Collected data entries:

@@ -1423,13 +1437,16 @@
   double gam_old = 0.0, alp_old = 0.0;
   int iters = 0;
   bool conv = false, bad = false, failed = false;
+  double rr_prev = 0.0;
+  bool pred = false;
+  int pred_hit = 0, pred_miss = 0;
   int mode = pipe ? 0 : 3;
   int check_why = 0;
   int checks3 = 0;
   bool have_u0 = rc.u0_direct;
   while (true) {
     double val = u_, m_ = 0.0;
-    if (mode == 1) { m_ = mi * w_; val = m_; }
+    if (mode == 1) { m_ = mi * w_; val = pred ? x_ - x0_ : m_; }
     else if (mode == 2) val = x_ - x0_;
     if (have_u0) { ++nx; tag = ep0 + (unsigned)nx; par = (int)(tag & 1u); load_u0(); have_u0 = false; }
     else if (!vec_exchange(val, mode == 1)) { failed = true; break; }
@@ -1443,16 +1460,28 @@
       for (int q = 0; q < 4; ++q) if (lane + 64 * q < nwg) { a0 += uv[ppos[q]]; a1 += uv[ppos[q] + 1]; a2 += uv[ppos[q] + 2]; }
       const double gam = wave_sum(a0), del = wave_sum(a1), rr = wave_sum(a2);
       cs = cg_step(rr, gam, del, gam_old, alp_old, tol2, iters, 0, prm, false);
-      gam_old = gam; alp_old = cs.alpha;
-      if (lane == 0) sc[4] = cs.stop ? (cs.conv ? 1.0 : 2.0) : 0.0;
+      if (lane == 0) sc[4] = (cs.stop ? (cs.conv ? 1.0 : 2.0) : 0.0) + (pred ? 4.0 : 0.0);
+      if (pred) { pred = false; predict = false; }
+      else {
+        gam_old = gam; alp_old = cs.alpha;
+        pred = predict && !cs.stop && iters >= 1 && rr * rr <= rc.pred_margin * tol2 * rr_prev;
+        rr_prev = rr;
+      }
     }
     WTL(2);
     const double kx = products_finish();
     WTL(3);
-    if (mode == 0) { w_ = kx; mode = 1; continue; }
+    if (mode == 0) { if (!prod) w_ = kx; mode = 1; continue; }
     if (mode == 1) {
-      const double verdict = sc[4];
-      if (verdict != 0.0) { check_why = verdict == 1.0 ? 0 : 1; mode = 2; continue; }
+      const int verdict = (int)sc[4];
+      if (verdict == 4) { ++pred_miss; continue; }
+      if (verdict != 0) {
+        check_why = (verdict & 3) == 1 ? 0 : 1; mode = 2;
+        if (verdict < 4) continue;
+        ++pred_hit;
+      }
+    }
+    if (mode == 1) {
       ++iters;
       if (own) {
         z_ = cs.first ? kx : (kx + cs.beta * z_);
@@ -1465,7 +1494,7 @@
         w_ -= cs.alpha * z_;
       }
       WTL(4);
-      if (iters >= 64) { check_why = 2; mode = 2; }
+      if (iters >= 64) { check_why = 2; mode = 2; pred = false; }
       continue;
     }
     if (mode == 2) {
@@ -1480,7 +1509,7 @@
       mode = 3;
       continue;
     }
-    w_ = kx;
+    if (!prod) w_ = kx;
     if (!scal_exchange(own ? r_ * u_ : 0.0, own ? w_ * u_ : 0.0, own ? r_ * r_ : 0.0)) { failed = true; break; }
     const double gam = sc[0], del = sc[1], rr = sc[2];
     cs = cg_step(rr, gam, del, gam_old, alp_old, tol2, iters, 0, prm, false);
@@ -1530,6 +1559,13 @@
     if (bad) st->neg_curv = 1;
     st->tol2 = tol2;
     st->res_epoch = ep0 + (unsigned)nx;
+    st->res_trips += nx; st->res_solves += 1; st->res_pred_hit += pred_hit; st->res_pred_miss += pred_miss;
+    if (rc.predict && !st->res_pred_off) {
+      const int ws = st->res_pred_win[0] + 1, wh = st->res_pred_win[1] + pred_hit, wm = st->res_pred_win[2] + pred_miss;
+      const bool full = ws >= RES_PRED_WINDOW;
+      if (full && wm > wh) st->res_pred_off = 1;
+      st->res_pred_win[0] = full ? 0 : ws; st->res_pred_win[1] = full ? 0 : wh; st->res_pred_win[2] = full ? 0 : wm;
+    }
   }
 }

## Task directions
Transcribe every entry word for word.

## Response area
@@ -1423,13 +1437,16 @@
   double gam_old = 0.0, alp_old = 0.0;
   int iters = 0;
   bool conv = false, bad = false, failed = false;
+  double rr_prev = 0.0;
+  bool pred = false;
+  int pred_hit = 0, pred_miss = 0;
   int mode = pipe ? 0 : 3;
   int check_why = 0;
   int checks3 = 0;
   bool have_u0 = rc.u0_direct;
   while (true) {
     double val = u_, m_ = 0.0;
-    if (mode == 1) { m_ = mi * w_; val = m_; }
+    if (mode == 1) { m_ = mi * w_; val = pred ? x_ - x0_ : m_; }
     else if (mode == 2) val = x_ - x0_;
     if (have_u0) { ++nx; tag = ep0 + (unsigned)nx; par = (int)(tag & 1u); load_u0(); have_u0 = false; }
     else if (!vec_exchange(val, mode == 1)) { failed = true; break; }
@@ -1443,16 +1460,28 @@
       for (int q = 0; q < 4; ++q) if (lane + 64 * q < nwg) { a0 += uv[ppos[q]]; a1 += uv[ppos[q] + 1]; a2 += uv[ppos[q] + 2]; }
       const double gam = wave_sum(a0), del = wave_sum(a1), rr = wave_sum(a2);
       cs = cg_step(rr, gam, del, gam_old, alp_old, tol2, iters, 0, prm, false);
-      gam_old = gam; alp_old = cs.alpha;
-      if (lane == 0) sc[4] = cs.stop ? (cs.conv ? 1.0 : 2.0) : 0.0;
+      if (lane == 0) sc[4] = (cs.stop ? (cs.conv ? 1.0 : 2.0) : 0.0) + (pred ? 4.0 : 0.0);
+      if (pred) { pred = false; predict = false; }
+      else {
+        gam_old = gam; alp_old = cs.alpha;
+        pred = predict && !cs.stop && iters >= 1 && rr * rr <= rc.pred_margin * tol2 * rr_prev;
+        rr_prev = rr;
+      }
     }
     WTL(2);
     const double kx = products_finish();
     WTL(3);
-    if (mode == 0) { w_ = kx; mode = 1; continue; }
+    if (mode == 0) { if (!prod) w_ = kx; mode = 1; continue; }
     if (mode == 1) {
-      const double verdict = sc[4];
-      if (verdict != 0.0) { check_why = verdict == 1.0 ? 0 : 1; mode = 2; continue; }
+      const int verdict = (int)sc[4];
+      if (verdict == 4) { ++pred_miss; continue; }
+      if (verdict != 0) {
+        check_why = (verdict & 3) == 1 ? 0 : 1; mode = 2;
+        if (verdict < 4) continue;
+        ++pred_hit;
+      }
+    }
+    if (mode == 1) {
       ++iters;
       if (own) {
         z_ = cs.first ? kx : (kx + cs.beta * z_);
@@ -1465,7 +1494,7 @@
         w_ -= cs.alpha * z_;
       }
       WTL(4);
-      if (iters >= 64) { check_why = 2; mode = 2; }
+      if (iters >= 64) { check_why = 2; mode = 2; pred = false; }
       continue;
     }
     if (mode == 2) {
@@ -1480,7 +1509,7 @@
       mode = 3;
       continue;
     }
-    w_ = kx;
+    if (!prod) w_ = kx;
     if (!scal_exchange(own ? r_ * u_ : 0.0, own ? w_ * u_ : 0.0, own ? r_ * r_ : 0.0)) { failed = true; break; }
     const double gam = sc[0], del = sc[1], rr = sc[2];
     cs = cg_step(rr, gam, del, gam_old, alp_old, tol2, iters, 0, prm, false);
@@ -1530,6 +1559,13 @@
     if (bad) st->neg_curv = 1;
     st->tol2 = tol2;
     st->res_epoch = ep0 + (unsigned)nx;
+    st->res_trips += nx; st->res_solves += 1; st->res_pred_hit += pred_hit; st->res_pred_miss += pred_miss;
+    if (rc.predict && !st->res_pred_off) {
+      const int ws = st->res_pred_win[0] + 1, wh = st->res_pred_win[1] + pred_hit, wm = st->res_pred_win[2] + pred_miss;
+      const bool full = ws >= RES_PRED_WINDOW;
+      if (full && wm > wh) st->res_pred_off = 1;
+      st->res_pred_win[0] = full ? 0 : ws; st->res_pred_win[1] = full ? 0 : wh; st->res_pred_win[2] = full ? 0 : wm;
+    }
   }
 }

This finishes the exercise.